Other occurences of shost_for_each_device() in zfcp_fsf.c do not
need to be changed (no process context, no surrounding locking).

The problem was introduced in Linux 2.6.37 by commit
b62a8d9b45b971a67a0f8413338c230e3117dff5
"[SCSI] zfcp: Use SCSI device data zfcp_scsi_dev instead of zfcp_unit".

Reported-by: Christian Borntraeger <borntraeger@de.ibm.com>
Signed-off-by: Martin Peschke <mpeschke@linux.vnet.ibm.com>
Cc: stable@vger.kernel.org #2.6.37+
Signed-off-by: Steffen Maier <maier@linux.vnet.ibm.com>
Signed-off-by: James Bottomley <JBottomley@Parallels.com>

1 files changed, 22 insertions, 7 deletions

diff --git a/drivers/s390/scsi/zfcp_erp.c b/drivers/s390/scsi/zfcp_erp.c
index 1d4c8fe72752..c82fe65c4128 100644
--- a/drivers/s390/scsi/zfcp_erp.c
+++ b/drivers/s390/scsi/zfcp_erp.c
@@ -102,10 +102,13 @@ static void zfcp_erp_action_dismiss_port(struct zfcp_port *port)
 
         if (atomic_read(&port->status) & ZFCP_STATUS_COMMON_ERP_INUSE)

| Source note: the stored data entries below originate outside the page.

@@ -942,36 +1009,50 @@
 #pragma unroll
           for (int i = 0; i < PPR; ++i) {
             int sr = (kWave / PPR) * i + lane / PPR; sr = (FULL || sr < last) ? sr : last;
-            if (piece_in(lane % PPR))
-              st2_stream(reinterpret_cast<double2 *>(bVb + ((int64_t)sr * N + n - 1) * JS + 2 * (lane % PPR)), make_double2(fv[2 * i], fv[2 * i + 1]));
+            if (piece_in(lane % PPR)) {
+              if constexpr (FULL) st2_u(rsBV, voR1, (int)(n - 1) * (JS * 8) + i * ((int)(NB * JS * 8) * (kWave / PPR)), make_double2(fv[2 * i], fv[2 * i + 1]));
+              else st2_stream(reinterpret_cast<double2 *>(bVb + ((int64_t)sr * N + n - 1) * JS + 2 * (lane % PPR)), make_double2(fv[2 * i], fv[2 * i + 1]));
+            }
           }
         } else if constexpr (BVOUT) {
           if (RT == 2 || n - 1 + (lane & 7) / PPR <= nf) {
 #pragma unroll
             for (int i = 0; i < 8; ++i) {
               int sr = 8 * i + lane / 8; sr = (FULL || sr < last) ? sr : last;
-              if (piece_in(lane & 7))
-                st2_stream(reinterpret_cast<double2 *>(bVb + ((int64_t)sr * N + n - 1) * JS + piece_off(lane & 7)), make_double2(fv[2 * i], fv[2 * i + 1]));
+              if (piece_in(lane & 7)) {
+                if constexpr (FULL) st2_u(rsBV, voR, (int)(n - 1) * (JS * 8) + i * rstride, make_double2(fv[2 * i], fv[2 * i + 1]));
+                else st2_stream(reinterpret_cast<double2 *>(bVb + ((int64_t)sr * N + n - 1) * JS + piece_off(lane & 7)), make_double2(fv[2 * i], fv[2 * i + 1]));
+              }
             }
           }
         }
         if constexpr (BUOUT) {
-          if (n + (lane & 7) / PPR <= nf) {
+          if (FULL ? (lane & 7) / PPR <= (int)(nf - n) : n + (lane & 7) / PPR <= nf) {
 #pragma unroll
             for (int i = 0; i < 8; ++i) {
               int sr = 8 * i + lane / 8; sr = (FULL || sr < last) ? sr : last;
-              if (piece_in(lane & 7))
-                st2_stream(reinterpret_cast<double2 *>(bUb + ((int64_t)sr * N + n) * JS + piece_off(lane & 7)), make_double2(fu[2 * i], fu[2 * i + 1]));
+              if (piece_in(lane & 7)) {
+                if constexpr (FULL) st2_u(rsBU, voR, (int)n * (JS * 8) + i * rstride, make_double2(fu[2 * i], fu[2 * i + 1]));
+                else st2_stream(reinterpret_cast<double2 *>(bUb + ((int64_t)sr * N + n) * JS + piece_off(lane & 7)), make_double2(fu[2 * i], fu[2 * i + 1]));
+              }
             }
           }
         }
       }
 
       C2T_TICK(2);
-      if ((n & (ST - 1)) == 0) sc_flush(btb, N, n, 0, N - 1, tBT, lane, FULL ? kWave - 1 : last);
+      if ((n & (ST - 1)) == 0) {
+        if constexpr (FULL) sc_flush_u(rsBT, voS, (int)n * 8, sstride, (lane & 7) <= (int)(nf - n), tBT, lane);
+        else sc_flush(btb, N, n, 0, N - 1, tBT, lane, last);
+      }
       if (rs == 0) {
-        sc_flush(bab, N, n - 1, 0, N - 1, tBA, lane, FULL ? kWave - 1 : last);
-        sc_flush(byb, N, n - 1, 0, N - 1, tBY, lane, FULL ? kWave - 1 : last);
+        if constexpr (FULL) {
+          sc_flush_u(rsBA, voS, (int)(n - 1) * 8, sstride, (lane & 7) <= (int)(nf - n + 1), tBA, lane);
+          sc_flush_u(rsBY, voS, (int)(n - 1) * 8, sstride, (lane & 7) <= (int)(nf - n + 1), tBY, lane);
+        } else {
+          sc_flush(bab, N, n - 1, 0, N - 1, tBA, lane, last);
+          sc_flush(byb, N, n - 1, 0, N - 1, tBY, lane, last);
+        }
         if constexpr (!XCK) { if (n >= 2 && (n - 1) % C == 0) load_ckpt(n - 1); }
       }
       if constexpr (XCK) { if (ckm && n >= 2) load_ckpt(n - 1); }
@@ -1085,7 +1166,7 @@
   bool paired = true;
 #pragma unroll
   for (int k = 0; k < JS / 2; ++k) paired = paired && (c[bb * c_bs + 2 * k] == c[bb * c_bs + 2 * k + 1]);
-  const bool full = b0 + kWave <= B;
+  const bool full = b0 + kWave <= B && uniform_stretch(N);
   const bool xck = __builtin_amdgcn_readfirstlane(
                        reinterpret_cast<const int32_t *>(rec + R.ckr + (size_t)blockIdx.x * (((size_t)N + 1) / 2))[0]) > 0;
 #define C2T_REV(P_, F_, X_) rev_body<P_, -1, true, F_, X_>(B, N, t, t_bs, c, c_bs, U, flag, rec, R, bt, bc, ba, bU, bV, by, lds)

                 zfcp_erp_action_dismiss(&port->erp_action);
-        else
-                shost_for_each_device(sdev, port->adapter->scsi_host)
+        else {
+                spin_lock(port->adapter->scsi_host->host_lock);
+                __shost_for_each_device(sdev, port->adapter->scsi_host)
                         if (sdev_to_zfcp(sdev)->port == port)

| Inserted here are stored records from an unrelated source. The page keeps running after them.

// ... 244 lines not shown
#pragma unroll
                for (int i = 0; i < 5; i++) dst[i] = src[i];
                last = s_item.h.seq;
                served++;
                const long ip = s_item.P - a.P_base, ir = s_item.R - a.R_base;
                if (ip < 0 || ip >= a.n_blocks || ir != ip || a.P_base + ip != s_item.P || s_item.job == nullptr) cmd = 2;
            }
            s_cmd = cmd;
        }
        __syncthreads();
        if (s_cmd != 1) break;
        level_dispatch(&s_item);
        __syncthreads();
    }
    if (tid == 0) {
        __hip_atomic_store(&mb->levels, served, __ATOMIC_RELAXED, __HIP_MEMORY_SCOPE_SYSTEM);
        __hip_atomic_store(&mb->state, s_cmd == 2 ? 3u : 2u, __ATOMIC_RELEASE, __HIP_MEMORY_SCOPE_SYSTEM);
    }
}
__device__ __forceinline__ void grid_tick(unsigned long long* t0) {
    if (t0 && blockIdx.x == 0 && blockIdx.y == 0 && threadIdx.x == 0) *t0 = wall_clock64();
}

__global__ __launch_bounds__(256) void k_level_copy(const JobDev* jp, LevelHdr h, const LevelParams* __restrict__ P, unsigned long long* t0) {
    grid_tick(t0);
    KJob& job = *(KJob*)jp;
    const int c = blockIdx.y;
    const double2* src = reinterpret_cast<const double2*>(job.ll + (long)P->copy_src[c] * job.ll_stride);
    double2* dst = reinterpret_cast<double2*>(job.ll + (long)P->copy_dst[c] * job.ll_stride);
    const int n2 = ((h.copy_n < job.n_reads ? h.copy_n : job.n_reads) + 1) >> 1;
    for (int i = blockIdx.x * blockDim.x + threadIdx.x; i < n2; i += gridDim.x * blockDim.x) dst[i] = src[i];
}

__global__ __launch_bounds__(256) void k_level_update(const JobDev* jp, LevelHdr h, const LevelParams* __restrict__ P, unsigned long long* t0) {
    __shared__ double s_row[MAXS * KMAX];
    __shared__ double s_diag[MAXS * KMAX];
    __shared__ int s_slot[MAXS], s_lab[MAXS];
    grid_tick(t0);
    KJob& job = *(KJob*)jp;
    const int tid = threadIdx.x, nt = blockDim.x;
    const int S = h.S, K = job.K, e0 = h.e0, Rn = h.e1 - h.e0, codeN = job.code_N;
    const long total = (long)S * Rn;
    const long per = ((total + gridDim.x - 1) / gridDim.x + nt - 1) / nt * nt;
    const long lo = (long)blockIdx.x * per, hi = lo + per < total ? lo + per : total;
    if (lo >= hi) return;
    const int sa = (int)(lo / Rn), sb = (int)((hi - 1) / Rn);
    for (int s = sa + tid; s <= sb; s += nt) { s_slot[s] = P->sp[s].slot; s_lab[s] = job.labels[P->sp[s].lab_off]; }
    __syncthreads();
    for (int i = sa * KMAX + tid; i < (sb + 1) * KMAX; i += nt) {
        const int sx = i / KMAX, b = i % KMAX, a = s_lab[sx];
        const double* lp = P->lpt + (long)sx * K * K;
        s_row[i] = (a < K && b < K) ? lp[a * K + b] : 0.0;
        s_diag[i] = (b < K) ? lp[b * K + b] : 0.0;
    }
    __syncthreads();
    const long stride = job.ll_stride;
    for (long idx = lo + tid; idx < hi; idx += nt) {
        const int sx = (int)(idx / Rn), e = e0 + (int)(idx % Rn);
        const int rid = job.ent_rid[e];
        const int b = job.labels[job.ent_lab_off[e]];
        const bool fresh = job.ent_first[e] && !job.has[rid];
        if (sx == 0) job.isnew[e - e0] = fresh ? 1 : 0;
        int a = s_lab[sx];
        const bool wild = (a == codeN);
        if (wild) a = b;
        const double val = (a < K && b < K) ? (wild ? s_diag[sx * KMAX + b] : s_row[sx * KMAX + b]) : __longlong_as_double(0x7ff8000000000000ll);
        double* cell = job.ll + (long)s_slot[sx] * stride + rid;
        *cell = fresh ? val : (*cell + val);
    }
}
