// ... 156 lines not shown
        if (!bounds_in_lds) lds_barrier();
        if (!__any(c.active ? 1 : 0)) return;
        MPC_STAMP(P.DBG, blockIdx.x, SB_LOADED, t == 0 && stamp);
        Red1 r1;
        phase_step_candidates<NX, VM>(P, c, r1);
        MPC_STAMP(P.DBG, blockIdx.x, SB_P1, t == 0 && stamp);
        block_reduce(r1, bx, lds);
        phase_linesearch_begin<NX>(P, c, r1);
        MPC_STAMP(P.DBG, blockIdx.x, SB_RED1, t == 0 && stamp);
        double* stash = lds_x;
        if (STASH) stash_xfer<NX, true, VM>(c, stash, blockDim.x, t, has_ou);
        while (__any((c.active && c.searching) ? 1 : 0)) {
            Red2 r2;
            phase_trial_eval<NX, VM>(P, c, r2);
            block_reduce(r2, bx, lds);
            phase_linesearch_decide<NX>(P, c, r2);
        }
        if (STASH) stash_xfer<NX, false, VM>(c, stash, blockDim.x, t, has_ou);
        MPC_STAMP(P.DBG, blockIdx.x, SB_LS, t == 0 && stamp);
        phase_apply_update<NX, false, VM>(P, c);
        MPC_STAMP(P.DBG, blockIdx.x, SB_UPDATE, t == 0 && stamp);
    }
    {
        double* ex = lds_x;
        const int T = blockDim.x;
#pragma unroll
        for (int i = 0; i < NX; ++i) { ex[i * T + t] = c.z[2 + i]; ex[(NX + i) * T + t] = c.lam[i]; }
        lds_barrier();
        const int tn = t + bx;
        if (tn < T) {
#pragma unroll
            for (int i = 0; i < NX; ++i) { c.xn[i] = ex[i * T + tn]; c.lamn[i] = ex[(NX + i) * T + tn]; }
        }
    }
    MPC_STAMP(P.DBG, blockIdx.x, SB_XCHG, t == 0 && stamp);
    Red3 r3;
    phase_eval_assemble<NX, !INIT, false, VM>(P, c, r3);
    MPC_STAMP(P.DBG, blockIdx.x, SB_EVAL, t == 0 && stamp);
    block_reduce(r3, bx, lds);
    MPC_STAMP(P.DBG, blockIdx.x, SB_RED3, t == 0 && stamp);
    phase_finish<NX, false>(P, c, r3, n_mult, n_z);
    MPC_STAMP(P.DBG, blockIdx.x, SB_END, t == 0 && stamp);
    if (live_out != nullptr && t < 64) {
        const unsigned long long m = __ballot((c.valid && c.k == 0 && c.active && c.status == ST_RUNNING) ? 1 : 0);
        if (t == 0) *live_out = (uint32_t)m;
    }
    if (P.run_counter != nullptr && t < 64) {
        const int cnt = __popcll(__ballot((c.valid && c.k == 0 && c.active && c.status == ST_RUNNING) ? 1 : 0));
        if (t == 0 && cnt) atomicAdd(P.run_counter, cnt);
    }
}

                                 zfcp_erp_action_dismiss_lun(sdev);
+                spin_unlock(port->adapter->scsi_host->host_lock);
+        }
 }
 
 static void zfcp_erp_action_dismiss_adapter(struct zfcp_adapter *adapter)

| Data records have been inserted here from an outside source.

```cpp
int linear_f32(const float* A, int64_t lda, const float* W, int64_t ldw, const float* bias,
               const float* residual, int64_t ldr, float* C, int64_t ldc, int M, int N, int K, int act,
               const uint8_t* mask, float mask_scale, hipStream_t stream, float drop_p = 0.f,
               uint64_t drop_seed = 0, const uint16_t* W_planes = nullptr, const uint16_t* A_planes = nullptr,
               uint16_t* C_planes = nullptr, int64_t w_plane_rows = 0);
int linear_f32_splitk(const float* A, int64_t lda, const float* W, int64_t ldw, const float* bias, const float* residual,
                      int64_t ldr, float* C, int64_t ldc, int M, int N, int K, int act, const uint16_t* W_planes, float* scratch,
                      size_t scratch_bytes, hipStream_t stream, int64_t w_plane_rows = 0, int* partials_only = nullptr);
bool pipe_ln_applies(int M, int N, int K);
size_t pipe_ln_part_bytes(int M, int N);
int pipe_ln_panels(int M);
int launch_gemm_pipe_ln(const uint16_t* Ap, int64_t a_rows, const uint16_t* Wp, int64_t w_rows, const float* bias,
                        const float* residual, int64_t ldr, float* C, int64_t ldc, int M, int N, int K, const float* gamma,
                        const float* beta, float eps, void* part, unsigned* count, unsigned* abort_flag, uint16_t* planes,
                        hipStream_t stream, int f16 = 0);
constexpr int kQkvAttnRows = 256;
constexpr int kQkvAttnCu = 264;
bool qkv_attn_applies(int M, int H, int heads, int smax);
size_t qkv_attn_tile_seq_bytes(int M);
int qkv_attn_tile_seq(const int32_t* cu, int b, int M, int32_t* tile_seq, hipStream_t stream);
bool qkv_attn_exchange_applies(int M, int heads, int f16);
int launch_gemm_pipe_qkv_attn(const uint16_t* Ap, int64_t a_rows, const uint16_t* Wp, int64_t w_rows, const float* bias, int M, int H,
                              int heads, const int32_t* cu, const int32_t* tile_seq, int b, int smax, float scale, uint16_t* ctx_planes,
                              float* qkv, hipStream_t stream, int f16 = 0, unsigned* exchange = nullptr, unsigned epoch = 0,
                              unsigned* abort_flag = nullptr);
bool linear_takes_planes(int M, int N, int K);

__host__ __device__ static inline bool dropout_keep(uint64_t seed, uint64_t idx, float p) {
    uint64_t z = seed + idx * 0x9E3779B97F4A7C15ull;
    z = (z ^ (z >> 30)) * 0xBF58476D1CE4E5B9ull;
    z = (z ^ (z >> 27)) * 0x94D049BB133111EBull;
    z ^= z >> 31;
    return (float)(z >> 40) * (1.0f / 16777216.0f) >= p;
}
#ifdef __HIPCC__
typedef __bf16 bf16x2_t __attribute__((ext_vector_type(2)));
typedef float f32x2_t __attribute__((ext_vector_type(2)));
typedef float f32x4_t __attribute__((ext_vector_type(4)));

__device__ __forceinline__ uint32_t pack_bf16(float a, float b) {
    const f32x2_t f = {a, b};
    return __builtin_bit_cast(uint32_t, __builtin_convertvector(f, bf16x2_t));
}
__device__ __forceinline__ void split2(float a, float b, uint32_t& h, uint32_t& m, uint32_t& l) {
    h = pack_bf16(a, b);
    const float ra = a - __uint_as_float(h << 16), rb = b - __uint_as_float(h & 0xffff0000u);
    m = pack_bf16(ra, rb);
    const float sa = ra - __uint_as_float(m << 16), sb = rb - __uint_as_float(m & 0xffff0000u);
    l = pack_bf16(sa, sb);
}
__device__ __forceinline__ void split4(const f32x4_t& x, uint2& H, uint2& M, uint2& L) {
    split2(x[0], x[1], H.x, M.x, L.x);
    split2(x[2], x[3], H.y, M.y, L.y);
}
__device__ __forceinline__ void split8(const f32x4_t& x0, const f32x4_t& x1, uint4& H, uint4& M, uint4& L) {
    split2(x0[0], x0[1], H.x, M.x, L.x);
    split2(x0[2], x0[3], H.y, M.y, L.y);
    split2(x1[0], x1[1], H.z, M.z, L.z);
    split2(x1[2], x1[3], H.w, M.w, L.w);
}
constexpr int kF16ActLog2 = 6, kF16WLog2 = 10;
constexpr float kF16ActScale = (float)(1 << kF16ActLog2), kF16OutScale = 1.0f / (float)(1 << (kF16ActLog2 + kF16WLog2));
typedef _Float16 f16x2_t __attribute__((ext_vector_type(2)));
__device__ __forceinline__ void split2h(float a, float b, float s, uint32_t& h, uint32_t& l) {
    a *= s; b *= s;
    const f16x2_t hv = {(_Float16)a, (_Float16)b};
    const f16x2_t lv = {(_Float16)(a - (float)hv[0]), (_Float16)(b - (float)hv[1])};
    h = __builtin_bit_cast(uint32_t, hv);
    l = __builtin_bit_cast(uint32_t, lv);
}
__device__ __forceinline__ void split4h(const f32x4_t& x, float s, uint2& H, uint2& L) {
    split2h(x[0], x[1], s, H.x, L.x);
    split2h(x[2], x[3], s, H.y, L.y);
}
__device__ __forceinline__ void split8h(const f32x4_t& x0, const f32x4_t& x1, float s, uint4& H, uint4& L) {
    split2h(x0[0], x0[1], s, H.x, L.x);
    split2h(x0[2], x0[3], s, H.y, L.y);
    split2h(x1[0], x1[1], s, H.z, L.z);
    split2h(x1[2], x1[3], s, H.w, L.w);
}
__device__ __forceinline__ void emit_planes4(uint16_t* p, int64_t plane, const f32x4_t& v, int f16) {
    if (f16) {
        uint2 H, L;
        split4h(v, kF16ActScale, H, L);
        *reinterpret_cast<uint2*>(p) = H;
        *reinterpret_cast<uint2*>(p + plane) = L;
    } else {
        uint2 H, M, L;
        split4(v, H, M, L);
        *reinterpret_cast<uint2*>(p) = H;
        *reinterpret_cast<uint2*>(p + plane) = M;
        *reinterpret_cast<uint2*>(p + 2 * plane) = L;
    }
}
__device__ __forceinline__ void emit_planes8(uint16_t* p, int64_t plane, const f32x4_t& v0, const f32x4_t& v1, int f16) {
    if (f16) {
        uint4 H, L;
        split8h(v0, v1, kF16ActScale, H, L);
        *reinterpret_cast<uint4*>(p) = H;
        *reinterpret_cast<uint4*>(p + plane) = L;
    } else {
        uint4 H, M, L;
        split8(v0, v1, H, M, L);
        *reinterpret_cast<uint4*>(p) = H;
        *reinterpret_cast<uint4*>(p + plane) = M;
        *reinterpret_cast<uint4*>(p + 2 * plane) = L;
    }
}
__device__ __forceinline__ float gelu_erf(float x) {
// ... 166 lines not shown
```

include/acamd.h:

```cpp
#ifndef ACAMD_H
#define ACAMD_H

#include <stddef.h>
#include <stdint.h>

#ifdef __cplusplus
extern "C" {
#endif

#define AC_OK            0
#define AC_EINVAL       -1
#define AC_EUNSUPPORTED -2
#define AC_EWORKSPACE   -3
#define AC_EHIP         -4

typedef void* ac_stream_t;

const char* ac_last_error(void);
int ac_version(void);
int ac_device_info(int* cu_count, int* lds_bytes_per_block, size_t* hbm_bytes);
int ac_device_cus(int* chip_cus, int* active_cus);
int ac_persistent_launches(int64_t* head_epoch, int64_t* bert_small);


// ... 70 lines not shown
                          const float* d_radius, int64_t* d_lims,
                          void* d_ws, size_t ws_bytes, int32_t* d_stats,
                          ac_stream_t stream);
int ac_knn_ip_range_fill(const float* d_P, int64_t N, int64_t ldP, int D,
                         const float* d_Q, int nq, int64_t ldQ,
                         int64_t row_offset, const int64_t* d_lims, int64_t capacity,
                         float* d_outD, double* d_outD64, int64_t* d_outI,
                         void* d_ws, size_t ws_bytes, int32_t* d_stats,
                         ac_stream_t stream);

int ac_knn_l2_topk_sel(const float* d_P, int64_t N, int64_t ldP, int D,
                       const float* d_Q, int nq, int64_t ldQ, int k,
                       int64_t row_offset, const uint64_t* d_sel, int64_t sel_bit0,
                       float* d_outD, double* d_outD64, int64_t* d_outI,
                       void* d_ws, size_t ws_bytes, int32_t* d_stats,
                       ac_stream_t stream);
int ac_knn_ip_topk_sel(const float* d_P, int64_t N, int64_t ldP, int D,
                       const float* d_Q, int nq, int64_t ldQ, int k,
                       int64_t row_offset, const uint64_t* d_sel, int64_t sel_bit0,
                       float* d_outD, double* d_outD64, int64_t* d_outI,
                       void* d_ws, size_t ws_bytes, int32_t* d_stats,
                       ac_stream_t stream);
int ac_knn_l2_topk_ids(const float* d_P, int64_t N, int64_t ldP, int D,
                       const int64_t* d_ids, int64_t M,
                       const float* d_Q, int nq, int64_t ldQ, int k,
                       int64_t row_offset,
                       float* d_outD, double* d_outD64, int64_t* d_outI,
                       ac_stream_t stream);
int ac_knn_ip_topk_ids(const float* d_P, int64_t N, int64_t ldP, int D,
                       const int64_t* d_ids, int64_t M,
                       const float* d_Q, int nq, int64_t ldQ, int k,
                       int64_t row_offset,
                       float* d_outD, double* d_outD64, int64_t* d_outI,
                       ac_stream_t stream);
int ac_knn_sel_pack(const uint8_t* d_mask, int64_t n, uint64_t* d_sel, ac_stream_t stream);
int ac_knn_sel_classes(const int32_t* d_row_class, int64_t n, const uint8_t* d_class_on, int n_classes,
                       uint64_t* d_sel, ac_stream_t stream);

int ac_knn_set_profile_events(void* start_event, void* stop_event);

int ac_topk_merge(const float* d_D_in, const int64_t* d_I_in, int shards,
                  int nq, int k, float* d_outD, int64_t* d_outI,
                  ac_stream_t stream);
int ac_topk_merge_f64(const double* d_D_in, const int64_t* d_I_in, int shards,
                      int nq, int k, float* d_outD, int64_t* d_outI,
                      ac_stream_t stream);
int ac_topk_merge_ip_f64(const double* d_D_in, const int64_t* d_I_in, int shards,
                         int nq, int k, float* d_outD, int64_t* d_outI,
                         ac_stream_t stream);

int ac_proto_scores(const float* d_D, const int64_t* d_I, int nq, int k,
                    float* d_out, ac_stream_t stream);

int ac_rows_to_class(const int64_t* d_I, int64_t n, const int32_t* d_row_class,
                     int64_t nrows, const int64_t* d_class_lut, int nlut,
                     int64_t* d_out, ac_stream_t stream);

int ac_synth_unit_rows(float* d_out, int64_t n, int64_t ld, int D,
                       uint64_t seed, int64_t row_offset, ac_stream_t stream);


int ac_linear_f32(const float* d_A, int64_t lda, const float* d_W, int64_t ldw,
                  const float* d_bias, const float* d_residual, int64_t ldr,
                  float* d_C, int64_t ldc, int M, int N, int K, int act,
                  ac_stream_t stream);

int ac_gemm_f32(int transA, int transB, int M, int N, int K, float alpha,
                const float* d_A, int64_t lda, const float* d_B, int64_t ldb,
                float beta, float* d_C, int64_t ldc, ac_stream_t stream);

#define AC_GEMM_F32 0
#define AC_GEMM_BF16X3 1
#define AC_GEMM_F16X2 2
int ac_gemm_set_arith(int mode);
int ac_gemm_get_arith(void);
int ac_gemm_set_variant(int variant);
int ac_gemm_debug_stamps(unsigned long long* d_buf, int64_t capacity_workgroups);
int ac_gemm_set_pipe_table(const char* spec);
int ac_gemm_set_krot(int on);
int ac_gemm_set_pipe_table_f16(const char* spec);
int ac_gemm_set_ln_fusion(int on);
int64_t ac_gemm_ln_fusion_launches(void);
int64_t ac_gemm_qkv_attn_launches(void);

int ac_set_persistent_kernels(int mask);

int ac_clock_stamp(unsigned long long* d_out16, ac_stream_t stream);

int ac_gemm_occupancy(int kernel, int tm, int* blocks_per_cu);

int ac_split_bf16x3(const float* d_X, int64_t ldx, int64_t rows, int K,
                    uint16_t* d_planes, ac_stream_t stream);

int ac_split_f16x2(const float* d_X, int64_t ldx, int64_t rows, int K, int scale_log2,
                   uint16_t* d_planes, ac_stream_t stream);

int ac_linear_f16x2(const uint16_t* d_A_planes, const uint16_t* d_W_planes, const float* d_bias,
                    const float* d_residual, int64_t ldr, float* d_C, int64_t ldc, uint16_t* d_C_planes,
                    int M, int N, int K, int act, ac_stream_t stream);

int ac_linear_bf16x3(const float* d_A, int64_t lda, const uint16_t* d_A_planes,
                     const float* d_W, int64_t ldw, const uint16_t* d_W_planes,
                     const float* d_bias, const float* d_residual, int64_t ldr,
                     float* d_C, int64_t ldc, uint16_t* d_C_planes,
                     int M, int N, int K, int act, ac_stream_t stream);

typedef struct {
    int D, H1, H2, C;
} ac_head_dims;

int64_t ac_head_param_count(const ac_head_dims* dims);

int ac_head_workspace(const ac_head_dims* dims, int B, size_t* bytes);

int ac_head_forward(const ac_head_dims* dims, const float* d_params,
                    const float* d_X, int64_t ldx, int B, float* d_logits,
                    void* d_ws, size_t ws_bytes, ac_stream_t stream);

int ac_head_fwd_bwd_ce(const ac_head_dims* dims, const float* d_params,
                       const float* d_X, int64_t ldx, const int64_t* d_y,
                       const uint8_t* d_mask1, const uint8_t* d_mask2,
                       float dropout_p, int B, float* d_loss, float* d_grads,
                       void* d_ws, size_t ws_bytes, ac_stream_t stream);

#define AC_REDUCE_SCRATCH_BYTES 8192

#define AC_LOSS_CE          0
#define AC_LOSS_BCE_SIGMOID 1
#define AC_LOSS_CE_SIGMOID  2
#define AC_LOSS_STEPWISE 0x100

int ac_head_fwd_bwd_loss(const ac_head_dims* dims, const float* d_params,
                         const float* d_X, int64_t ldx, const int64_t* d_y,
                         const float* d_targets, int64_t ldt, int loss_kind,
                         const uint8_t* d_mask1, const uint8_t* d_mask2,
                         float dropout_p, int B, float* d_loss, float* d_grads,
                         void* d_ws, size_t ws_bytes, ac_stream_t stream);

int ac_sigmoid(const float* d_in, int64_t n, float* d_out, ac_stream_t stream);

int ac_head_train_step(const ac_head_dims* dims, float* d_params, float* d_m,
                       float* d_v, float* d_grads, const float* d_X, int64_t ldx,
                       const int64_t* d_y, const float* d_targets, int64_t ldt,
                       int loss_kind, const int64_t* d_index, int B,
                       float dropout_p, uint64_t dropout_seed,
                       const float* d_fisher, const float* d_old,
                       float lambda_over_B, float max_grad_norm, float lr,
                       float beta1, float beta2, float eps, float weight_decay,
                       int step, float* d_out, float* d_loss_accum,
                       void* d_ws, size_t ws_bytes, ac_stream_t stream);

int ac_head_train_epoch(const ac_head_dims* dims, float* d_params, float* d_m,
                        float* d_v, float* d_grads, const float* d_X, int64_t ldx,
                        const int64_t* d_y, const float* d_targets, int64_t ldt,
                        int loss_kind, const int64_t* d_order, int64_t n_total, int batch,
                        float dropout_p, uint64_t seed0,
                        const float* d_fisher, const float* d_old, float lambda_B,
                        float max_grad_norm, float lr, float beta1, float beta2,
                        float eps, float weight_decay, int step0,
                        float* d_out, float* d_loss_accum,
                        void* d_ws, size_t ws_bytes, int* steps_done, ac_stream_t stream);

#define AC_STRAT_COST_SEPARABLE 0
#define AC_STRAT_COST_LINEAR    1
#define AC_STRAT_MASK_NONE      0
#define AC_STRAT_MASK_EXPLICIT  1
// ... 211 lines not shown
```

Measured before the change: 51610.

@@ -592,9 +595,11 @@ static void _zfcp_erp_lun_reopen_all(struct zfcp_port *port, int clear,
 {
         struct scsi_device *sdev;
 
-        shost_for_each_device(sdev, port->adapter->scsi_host)
+        spin_lock(port->adapter->scsi_host->host_lock);
+        __shost_for_each_device(sdev, port->adapter->scsi_host)
                 if (sdev_to_zfcp(sdev)->port == port)
                         _zfcp_erp_lun_reopen(sdev, clear, id, 0);
+        spin_unlock(port->adapter->scsi_host->host_lock);
 }
 
 static void zfcp_erp_strategy_followup_failed(struct zfcp_erp_action *act)
@@ -1434,8 +1439,10 @@ void zfcp_erp_set_adapter_status(struct zfcp_adapter *adapter, u32 mask)
                 atomic_set_mask(common_mask, &port->status);
         read_unlock_irqrestore(&adapter->port_list_lock, flags);
 
-        shost_for_each_device(sdev, adapter->scsi_host)
+        spin_lock_irqsave(adapter->scsi_host->host_lock, flags);
+        __shost_for_each_device(sdev, adapter->scsi_host)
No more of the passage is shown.